Arrays: Core or Library Type?
written by Walter Bright
May 28, 2008
As programming languages provide ever more powerful ways to specify user defined types, where do arrays fit in? Are arrays a fundamental type that must be in the core language, or are they a type that can be built up from other core types, and so be a user defined library type?
In languages that have pointers, there are several ways in which an array of type T could be represented, such as (in D programming language notation):
- length and pointer to the array data:
struct Array { size_t length; T* begin; }
- pointer pair representing the start and end of the array:
struct Array { T* begin; T* pastEnd; }
- length prefixed array data:
struct Array { size_t length; ... data ... }
- slice out of memory block:
struct Array { void* datablock; T* begin; size_t length; }
Add in some operator overloading for [ ] and other boilerplate, and there’s a nice, servicable user defined array type.
Or is it?
Consider it from the perspective of a tool that is analyzing the types. That tool could be the compiler, the optimizer, a debugger, the reflection/introspection facilities, the garbage collector, the security auditor, etc. Some of these tools will collect information at compile time (static analysis) while others at runtime (dynamic analysis). The tool will see the pointer(s), and that’s it. It will have no idea that it is pointing to an array, how many elements are in that array, or even if the pointer is pointing off the end of an array and is not pointing at any valid data at all. It hits an impermeable wall in its attempt to discover things about the program both at compile time and at run time.
There are a couple of ways one might break through that barrier. The first is for the tool to recognize the struct Array as something special that the tool has special knowledge of. While this works, it flies in the face of the whole point of a user defined array type. The user cannot change how the Arrays work, they are essentially fixed and become core types anyway.
The second way is to establish conventions for a user defined aggregate type like begin(), end(), and an iterator type. Then the tool looks for those names and uses them to walk the array type. The problem is that the code for begin(), end(), etc., can be arbitrarily complex, and so the tool must now be able to execute code. This requires a massive increase in the implementation complexity of the tool, as compared with the pretty simple case of just having a built in array type. Worse, the tool will have to use this strategy for every aggregate because it cannot tell the difference between an array and any other collection type. Dealing with this will also unacceptably slow down things like type aware garbage collectors that need to quickly walk a runtime data structure.
In addition, consider the problems an introspection facility must face:
- A generic swap needs to be able to ‘crack’ open the type and look at its composition. It can’t do anything with a pointer.
- A deep copy can be implemented generically with core arrays. But with user defined arrays, the generic facility will see the pointer, but will have no idea how that relates to the array. The memory held by the array object cannot be transitively accessed.

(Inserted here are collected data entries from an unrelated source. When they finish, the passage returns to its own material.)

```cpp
void launch_self_attn(hipStream_t st, const half_t* qkv, int d, half_t* kc, half_t* vc, int n_ctx, int cache_ctx, int H,
                      const uint8_t* kvidx2, int Kbeam, int kmul, half_t* out, int rows, const int* d_step,
                      int pos_fixed, int P, int R_total, int frag, int blk_n, const int* ptab, int reach) {
  if (blk_n > 0) {
    dec_self_attn2_kernel<1, true, 1024, true><<<dim3(H, rows / blk_n), blk_n * 64, (size_t)blk_n * 2 * n_ctx * sizeof(float), st>>>(
        qkv, d, kc, vc, n_ctx, cache_ctx, H, kvidx2, Kbeam, blk_n, out, d_step, pos_fixed, P, R_total, frag, nullptr, 0);
    return;
  }
  if (pos_fixed >= 0) ptab = nullptr;
  const dim3 grid(H, rows / kmul);
  const size_t lds = (size_t)kmul * 2 * n_ctx * sizeof(float);
  const int form = self_attn_form(n_ctx, cache_ctx, d, R_total, kmul, H, rows / kmul,
                                  g_self_attn_form.load(std::memory_order_relaxed));
#define SA_ARGS qkv, d, kc, vc, n_ctx, cache_ctx, H, kvidx2, Kbeam, kmul, out, d_step, pos_fixed, P, R_total, frag, ptab, reach
  if (ptab) {
    if (form == 1) dec_self_attn_kernel<true><<<grid, kmul * 64, lds, st>>>(SA_ARGS);
    else if (form == 2) dec_self_attn2_kernel<4, false, 512, false, true><<<grid, kmul * 64, lds, st>>>(SA_ARGS);
    else dec_self_attn2_kernel<1, true, 1024, false, true><<<grid, kmul * 64, lds, st>>>(SA_ARGS);
  }
  else if (form == 1) dec_self_attn_kernel<false><<<grid, kmul * 64, lds, st>>>(SA_ARGS);
  else if (form == 2) dec_self_attn2_kernel<4, false, 512><<<grid, kmul * 64, lds, st>>>(SA_ARGS);
  else dec_self_attn2_kernel<1, true, 1024><<<grid, kmul * 64, lds, st>>>(SA_ARGS);
#undef SA_ARGS
}
void set_self_attn_form(int form) { g_self_attn_form.store(form); g_forms_epoch.fetch_add(1); }
int kernel_forms_epoch() { return g_forms_epoch.load(); }
void bump_kernel_forms_epoch() { g_forms_epoch.fetch_add(1); }

void launch_cross_attn(hipStream_t st, const half_t* qx, int d, const half_t* ck, const half_t* cvt, int T, int kvp,
                       int kmul, half_t* out, int B, int H, const int* done, int kv_div, int frag, const int* slot_map) {
  const int cap = g_cross_regs.load(std::memory_order_relaxed);
  if (cap == 1)
    dec_cross_attn_kernel<8, true, 5><<<dim3(H, B), 512, 0, st>>>(qx, d, ck, cvt, T, kvp, kmul, out, done, kv_div, frag, slot_map);
  else if (cap == 2)
    dec_cross_attn_kernel<8, true, 6><<<dim3(H, B), 512, 0, st>>>(qx, d, ck, cvt, T, kvp, kmul, out, done, kv_div, frag, slot_map);
  else
    dec_cross_attn_kernel<8, true><<<dim3(H, B), 512, 0, st>>>(qx, d, ck, cvt, T, kvp, kmul, out, done, kv_div, frag, slot_map);
}
void set_cross_attn_regs(int cap) { g_cross_regs.store(cap); g_forms_epoch.fetch_add(1); }

void launch_beam_update(hipStream_t st, const GenDev& gp, const float* cand_val, const int* cand_tok, int* hist2,
                        float* cum2, uint8_t* kvidx2, int* cur_tok, const int* d_step, int* done, int* n_done,
                        int* n_fin, int* fin_tok, int* fin_len, float* fin_score, float* fin_cum, const float* cand_lp,
                        float* lphist2, float* fin_lp, const int* ptab, uint8_t* fin_path) {
  if (!cand_lp || !lphist2 || !fin_lp) { cand_lp = nullptr; lphist2 = nullptr; fin_lp = nullptr; }
#define BU_ARGS gp, ptab, cand_val, cand_tok, hist2, cum2, kvidx2, cur_tok, d_step, done, n_done, n_fin, fin_tok, fin_len, \
                fin_score, fin_cum, cand_lp, lphist2, fin_lp, fin_path
  if (fin_path) {
    if (ptab) dec_beam_update_kernel<true, true><<<gp.B, 64, 0, st>>>(BU_ARGS);
    else dec_beam_update_kernel<false, true><<<gp.B, 64, 0, st>>>(BU_ARGS);
  } else if (ptab) dec_beam_update_kernel<true, false><<<gp.B, 64, 0, st>>>(BU_ARGS);
  else dec_beam_update_kernel<false, false><<<gp.B, 64, 0, st>>>(BU_ARGS);
#undef BU_ARGS
}

__global__ __launch_bounds__(256) void dec_alt_gather_kernel(const int* __restrict__ alt_tok, const float* __restrict__ alt_lp,
                                                             const uint8_t* __restrict__ fin_path,
                                                             const fwd::AltHyp* __restrict__ hyps, int R, int K, int NT,
                                                             int n_alt, int T, int* __restrict__ out_tok,
                                                             float* __restrict__ out_lp) {
  const fwd::AltHyp h = hyps[blockIdx.x];
  const uint8_t* path = fin_path + ((size_t)h.chunk * fwd::FIN_CAP + h.fin) * (NT + 1);
  const size_t o0 = (size_t)blockIdx.x * (T + 1) * n_alt;
  for (int i = threadIdx.x; i < (T + 1) * n_alt; i += blockDim.x) {
    const int t = i / n_alt, j = i - t * n_alt;
    const int q = t < T ? (t < h.len ? t : -1) : h.end;
    int tok = -1;
    float lp = 0.f;
    if (q >= 0) {
      const size_t src = ((size_t)q * R + h.chunk * K + path[q]) * n_alt + j;
      tok = alt_tok[src];
      lp = alt_lp[src];
    }
    out_tok[o0 + i] = tok;
    out_lp[o0 + i] = lp;
  }
}

void launch_alt_gather(hipStream_t st, const int* alt_tok, const float* alt_lp, const uint8_t* fin_path, const AltHyp* hyps,
                       int n_hyp, int R, int K, int NT, int n_alt, int T, int* out_tok, float* out_lp) {
  if (n_hyp <= 0) return;
  dec_alt_gather_kernel<<<n_hyp, 256, 0, st>>>(alt_tok, alt_lp, fin_path, hyps, R, K, NT, n_alt, T, out_tok, out_lp);
}

__global__ void dec_gather_sot_rows_kernel(const half_t* __restrict__ x, const int* __restrict__ sot_tab,
                                           const int* __restrict__ ptab, int pos0, int nb, int rows_per_chunk,
                                           half_t* __restrict__ xo, half_t* __restrict__ xof, int d) {
  const int c = blockIdx.x;
  const int sp = sot_tab[c], last = ptab[c] - 1;
  int src;
  if (nb > 0) {
    if (sp < pos0 || sp >= pos0 + nb || sp >= last) return;
    src = c * nb + (sp - pos0);
  } else {
    if (sp != last) return;
    src = c * rows_per_chunk;
  }
  const half2_t* xi = reinterpret_cast<const half2_t*>(x + (size_t)src * d);
  half2_t* o = reinterpret_cast<half2_t*>(xo + (size_t)c * d);
  for (int i = threadIdx.x; i < d / 2; i += blockDim.x) {
    const half2_t v = xi[i];
    o[i] = v;
    *reinterpret_cast<half2_t*>(xof + frag_off(c, 2 * i, d >> 5)) = v;
  }
}

void launch_gather_sot_rows(hipStream_t st, const half_t* x, const int* sot_tab, const int* ptab, int pos0, int nb,
                            int rows_per_chunk, half_t* xo, half_t* xof, int d, int B) {
  dec_gather_sot_rows_kernel<<<B, 128, 0, st>>>(x, sot_tab, ptab, pos0, nb, rows_per_chunk, xo, xof, d);
}

void launch_step_advance(hipStream_t st, int* d_step) { dec_step_advance_kernel<<<1, 1, 0, st>>>(d_step); }

void launch_cross_probs(hipStream_t st, const half_t* qx, int d, const half_t* ck, int T, int kvp, const int* heads,
                        int n_layer_heads, int n_sel, float* probs, int n_tok, int tok_idx, int B, int blk_n) {
  const int bn = blk_n > 0 ? blk_n : 1;
  dec_cross_probs_kernel<<<dim3(n_layer_heads, B * bn), 256, 0, st>>>(qx, d, ck, T, kvp, heads, n_sel, probs, n_tok,
                                                                      tok_idx, bn);
}

}
```

Measured before the change: 3175.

- A move can be implemented generically with core arrays. But how would it be done with a pointer?
- Many generic algorithms rely on being able to tell if two memory blocks are distinct or are overlapping, or whether they have interior references. (For example, a generic move, copy or swap would need to detect interior references so they can be fixed up.) Relying on begin(), end() and an iterator does not give a clue as to whether the memory is continuous or not.
- Templates parameterized on values (as opposed to types) have been shown by C++ to be very useful and popular. Such templates could be easily specialized on a built—in array value (with strings as an obvious candidate). But without built—in arrays, the proposition becomes much more difficult as the template engine must impose its own convention for passing pointers and sizes around.
Another problem with user defined arrays is that their implementations require pointer arithmetic. This means that the array implementations must necessarily be outside any memory safe subset of the language. The industry and academia both agree that the Trusted Computing Base (i.e. code that is not demonstrably safe and must be considered safe “by faith”) should be minimal in size so as to reduce bug incidence. See for example Daniel Bernstein’s notes about the exceptionally safe qmail program or Nickolai Zeldovich’s work.
Other collection types, such as linked lists, binary trees, etc., do not have this issue because they can be built up out of safe references and arrays. Arrays cannot be, and so they should properly be put into the core language.
Acknowledgements
This article was inspired and contributed to by Andrei Alexandrescu.